Since your senses can’t detect radon at all, testing is the only way to know if your home has a problem. You can pick up short-term test kits at most hardware stores for under $20. These typically sit in the lowest lived-in level of your home for two to seven days and then get mailed to a lab for analysis. Long-term test kits, which measure for 90 days or more, give a more accurate picture of your average exposure since radon levels fluctuate throughout the day and across seasons.

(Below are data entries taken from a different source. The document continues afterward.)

template <int K, bool TAIL>
__device__ __forceinline__ void filter_core(const uint32_t (&cw)[(K + 3) / 4], uint32_t fbase, int nvalid,
                                            const uint32_t (&was)[K], uint32_t (&now)[K], int &x, int &m) {
    x = 0;
    m = 0;
#pragma unroll
    for (int k = 0; k < K; ++k) {
        const uint32_t c = __byte_perm(cw[k >> 2], 0u, 0x4440u + (unsigned)(k & 3));
        asm volatile("ld.shared.u32 %0, [%1];" : "=r"(now[k]) : "r"(fbase + (c << 7)));
        if (!TAIL || k < nvalid) {
            x += (int)(now[k] - was[k]);
            m = min(m, x);
        }
    }
}

template <int K>
__device__ __forceinline__ long long window_grid(const uint32_t *__restrict__ q32, int pos, int maxword, const double *__restrict__ tg,
                                                 const uint32_t (&keep)[(K + 3) / 4], const uint32_t (&fill)[(K + 3) / 4],
                                                 uint32_t (&cw)[(K + 3) / 4]) {
    constexpr int NW = (K + 3) / 4;
    uint32_t raw[NW + 1];
    load_raw<NW>(q32, pos, maxword, raw);
    align_raw<NW>(raw, pos, cw);
    double s = 0.0;
#pragma unroll
    for (int i = 0; i < NW; ++i) cw[i] = (cw[i] & keep[i]) | fill[i];
#pragma unroll
    for (int k = 0; k < K; ++k) s += *entry_of<8>(tg, cw[k >> 2], k & 3);
    return warp_sum_ll(__double2ll_rn(s * 9007199254740992.0));
}

template <int K>
__device__ __forceinline__ long long win_exact(const uint32_t *__restrict__ q32, int maxword, int L, int ws, int t0, int t1,
                                               long long W0b, const double *__restrict__ tg, int lpos, int nb_lane,
                                               const uint32_t (&keep)[(K + 3) / 4], const uint32_t (&fill)[(K + 3) / 4],
                                               unsigned lane) {
    constexpr int NW = (K + 3) / 4;
    uint32_t cwas[NW];
    const long long S0 = window_grid<K>(q32, lpos, maxword, tg, keep, fill, cwas);
    long long Wb = W0b + (window_grid<K>(q32, t0 * ws + lpos, maxword, tg, keep, fill, cwas) - S0);
    long long mnb = 0x7FFFFFFFFFFFFFFFll;
    const int jend = min(L, ws + t1 * ws);
    uint32_t pre[NW + 1];
    load_raw<NW>(q32, ws + t0 * ws + lpos, maxword, pre);
    for (int j = ws + t0 * ws; j < jend; j += ws) {
        uint32_t cw[NW];
        align_raw<NW>(pre, j + lpos, cw);
        if (j + ws < jend) load_raw<NW>(q32, j + ws + lpos, maxword, pre);
        const int n = L - j;
        double x, m;
        if (n >= ws) {
#pragma unroll
            for (int i = 0; i < NW; ++i) cw[i] = (cw[i] & keep[i]) | fill[i];
            win_core<K, false>(cw, cwas, tg, K, x, m);
        } else {
            win_core<K, true>(cw, cwas, tg, max(0, min(nb_lane, n - lpos)), x, m);
        }
        const long long nx = __double_as_longlong(x) - PT_ANCHOR_BITS;
        const long long inc = warp_incl_scan_ll(nx, lane);
        const long long cand = Wb + (inc - nx) + (__double_as_longlong(m) - PT_ANCHOR_BITS);
        mnb = cand < mnb ? cand : mnb;
        Wb += __shfl_sync(0xffffffffu, inc, 31);
#pragma unroll
        for (int i = 0; i < NW; ++i) cwas[i] = cw[i];
    }
    return mnb;
}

Standard Geiger counters aren’t well suited for measuring radon because they pick up radiation from many sources, not just radon and its decay products. Purpose-built radon detectors, including continuous digital monitors, are much more reliable for this specific measurement.

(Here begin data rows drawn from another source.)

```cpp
hipError_t launch_attn_decode(const AttnDecodeArgs& a, int B, int H, hipStream_t s) {
    if (B <= 0) return hipSuccess;
    if (a.beams > 8) return hipErrorInvalidValue;
    if (a.beams <= 1) hipLaunchKernelGGL((attn_decode_kernel<float, 1>), dim3(H, B), dim3(256), 0, s, a);
    else if (a.beams <= 2) hipLaunchKernelGGL((attn_decode_kernel<float, 2>), dim3(H, B), dim3(256), 0, s, a);
    else if (a.beams <= 4) hipLaunchKernelGGL((attn_decode_kernel<float, 4>), dim3(H, B), dim3(256), 0, s, a);
    else hipLaunchKernelGGL((attn_decode_kernel<float, 8>), dim3(H, B), dim3(256), 0, s, a);
    return hipGetLastError();
}

}
```

### generativeimage2text_amd/csrc/kernels_gemm.hip

```cpp
#include "gitmi_common.h"
#include "launchers.h"
#include <type_traits>

namespace gitmi {

template <typename TIn> struct GemmTraits;
template <> struct GemmTraits<bf16_t> {
    static constexpr int BK = 64;
    static constexpr int LDK = 72;
    static constexpr int CHUNK = 8;
};
template <> struct GemmTraits<float> {
    static constexpr int BK = 16;
    static constexpr int LDK = 20;
    static constexpr int CHUNK = 4;
};

__device__ __forceinline__ int xcd_remap(int b, int nwg) {
    const int q = nwg >> 3, r = nwg & 7;
    const int xcd = b & 7, idx = b >> 3;
    return (xcd < r ? xcd * (q + 1) : r * (q + 1) + (xcd - r) * q) + idx;
}

template <typename TOut>
// ... 185 lines not shown
#pragma unroll
                        for (int r = 0; r < 4; ++r) v[r] += t[r];
                    } else {
#pragma unroll
                        for (int r = 0; r < 4; ++r)
                            if (n + r < g.N) v[r] += (float)rp[r];
                    }
                } else {
                    const float* rp = g.res + (size_t)m * g.ldr + n;
                    if (full && vec_r) {
                        f32x4_t t = *reinterpret_cast<const f32x4_t*>(rp);
#pragma unroll
                        for (int r = 0; r < 4; ++r) v[r] += t[r];
                    } else {
#pragma unroll
                        for (int r = 0; r < 4; ++r)
                            if (n + r < g.N) v[r] += rp[r];
                    }
                }
            }
            TOut* cp = C + (size_t)m * g.ldc + n;
            if (full) {
                store4<TOut>(cp, v, vec_c);
            } else {
#pragma unroll
                for (int r = 0; r < 4; ++r)
                    if (n + r < g.N) st<TOut>(cp + r, v[r]);
            }
        }
    }
}

template <typename TIn, typename TOut, int BM, int BN>
static hipError_t launch_gemm_t(GemmArgs g, hipStream_t s) {
    const int tiles_m = (g.M + BM - 1) / BM;
    g.tiles_n = (g.N + BN - 1) / BN;
    g.nwg = tiles_m * g.tiles_n;
    hipLaunchKernelGGL((gemm_kernel<TIn, TOut, BM, BN>), dim3(g.nwg), dim3(256), 0, s, g);
    return hipGetLastError();
}

template <typename TIn, typename TOut>
static hipError_t launch_gemm_tiles(const GemmArgs& g, hipStream_t s) {
    if (g.M <= 64) return launch_gemm_t<TIn, TOut, 64, 64>(g, s);
    if (g.M <= 512 || (long)((g.M + 127) / 128) * ((g.N + 127) / 128) < 256)
        return launch_gemm_t<TIn, TOut, 64, 128>(g, s);
    return launch_gemm_t<TIn, TOut, 128, 128>(g, s);
}

static int g_gemm_impl = -1;
static int g_gemm_dbg = 0;
bool set_gemm_impl(int impl) {
    int dbg = 0;
    if (impl >= 0) { dbg = impl >> 8; impl &= 0xff; }
    if (impl != -1 && impl != 0 && impl != 9) return false;
    g_gemm_dbg = dbg;
    g_gemm_impl = impl;
    return true;
}

static bool gemm_fast_operands(const GemmArgs& g, bool in_f32, bool out_f32) {
    if (in_f32) return false;
    if (g.K % 64 != 0 || g.N % 8 != 0 || g.lda % 8 != 0) return false;
    if (g.ldc % (out_f32 ? 4 : 8) != 0) return false;
    if (g.res && g.ldr % (g.out_f16 ? 8 : 4) != 0) return false;
    if ((reinterpret_cast<uintptr_t>(g.A) | reinterpret_cast<uintptr_t>(g.W) | reinterpret_cast<uintptr_t>(g.C) |
         reinterpret_cast<uintptr_t>(g.res)) & 15)
        return false;
    return true;
}
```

What Radon Level Is Too High

The EPA recommends taking action if your home tests at or above 4 pCi/L (picocuries per liter). Because no level of radon is considered safe, the EPA also suggests considering mitigation for homes between 2 and 4 pCi/L. For context, the average outdoor radon concentration is about 0.4 pCi/L, so a reading of 4 pCi/L means indoor air roughly ten times more radioactive than what you’d find outside.

International standards vary. The International Atomic Energy Agency sets a maximum reference level of 300 Bq/m3 for homes, which is equivalent to about 8 pCi/L, a more lenient threshold than the EPA’s.

Seasonal Fluctuations in Radon

For most of the 20th century, radon levels were consistently highest during winter heating months. The logic was straightforward: homes are sealed up tight against the cold, so there’s less fresh air diluting indoor radon. Forced-air heating systems also pull air from basements and ground-level spaces and circulate it throughout the house.

That pattern has shifted. A growing number of North American homes now show higher radon in summer, likely because widespread air conditioning keeps houses sealed during warm months too. A Canadian study of paired winter and summer radon tests found that nearly half of buildings showed minimal seasonal difference. Among the rest, about 25% had meaningfully higher radon in winter, while 28% actually had higher levels in summer. The takeaway is that radon isn’t just a winter problem. Testing during any season can reveal an issue.

How Radon Mitigation Works

If your home tests high, the most common fix is called active soil depressurization. A licensed radon professional installs a PVC pipe that runs from beneath your foundation to above your roofline. A fan mounted in an unconditioned space (typically the attic, garage, or on an exterior wall) runs continuously, pulling radon-laden air from the soil before it can enter your home and venting it safely above the roof. The exhaust pipe must end at least 10 feet above ground and 10 feet from any windows, doors, or openings.

The specific approach depends on your home’s construction:

  • Sub-slab suction pulls radon from directly beneath a concrete foundation through a suction pit dug below the basement floor.
  • Drain tile suction taps into existing drainage pipes around the foundation and vents the soil gas outside.
  • Sub-membrane systems are used in crawl spaces, where a sealed plastic sheet covers exposed dirt and a pipe draws soil gas from underneath it.

In all cases, cracks and openings in the foundation are sealed to limit radon entry points and help the system work more efficiently. A small U-tube gauge installed on the pipe gives you a quick visual check that the fan is maintaining suction. Some systems also include an active monitor that sounds an alarm if the fan stops working.

What to Expect From a Mitigation System

Professional installation typically takes a day and costs between $800 and $2,500 depending on your home’s layout and foundation type. Most systems reduce radon levels by 80% to 99%, often bringing a home from well above 4 pCi/L to below 2 pCi/L. The fan uses about as much electricity as a standard light bulb left on continuously.

After installation, you should retest your home to confirm the system is working. The EPA recommends retesting every two years or after any major renovation that could alter airflow patterns in your home. The fan will eventually need replacement (most last 5 to 10 years), and the U-tube gauge or alarm monitor makes it easy to notice when it’s time.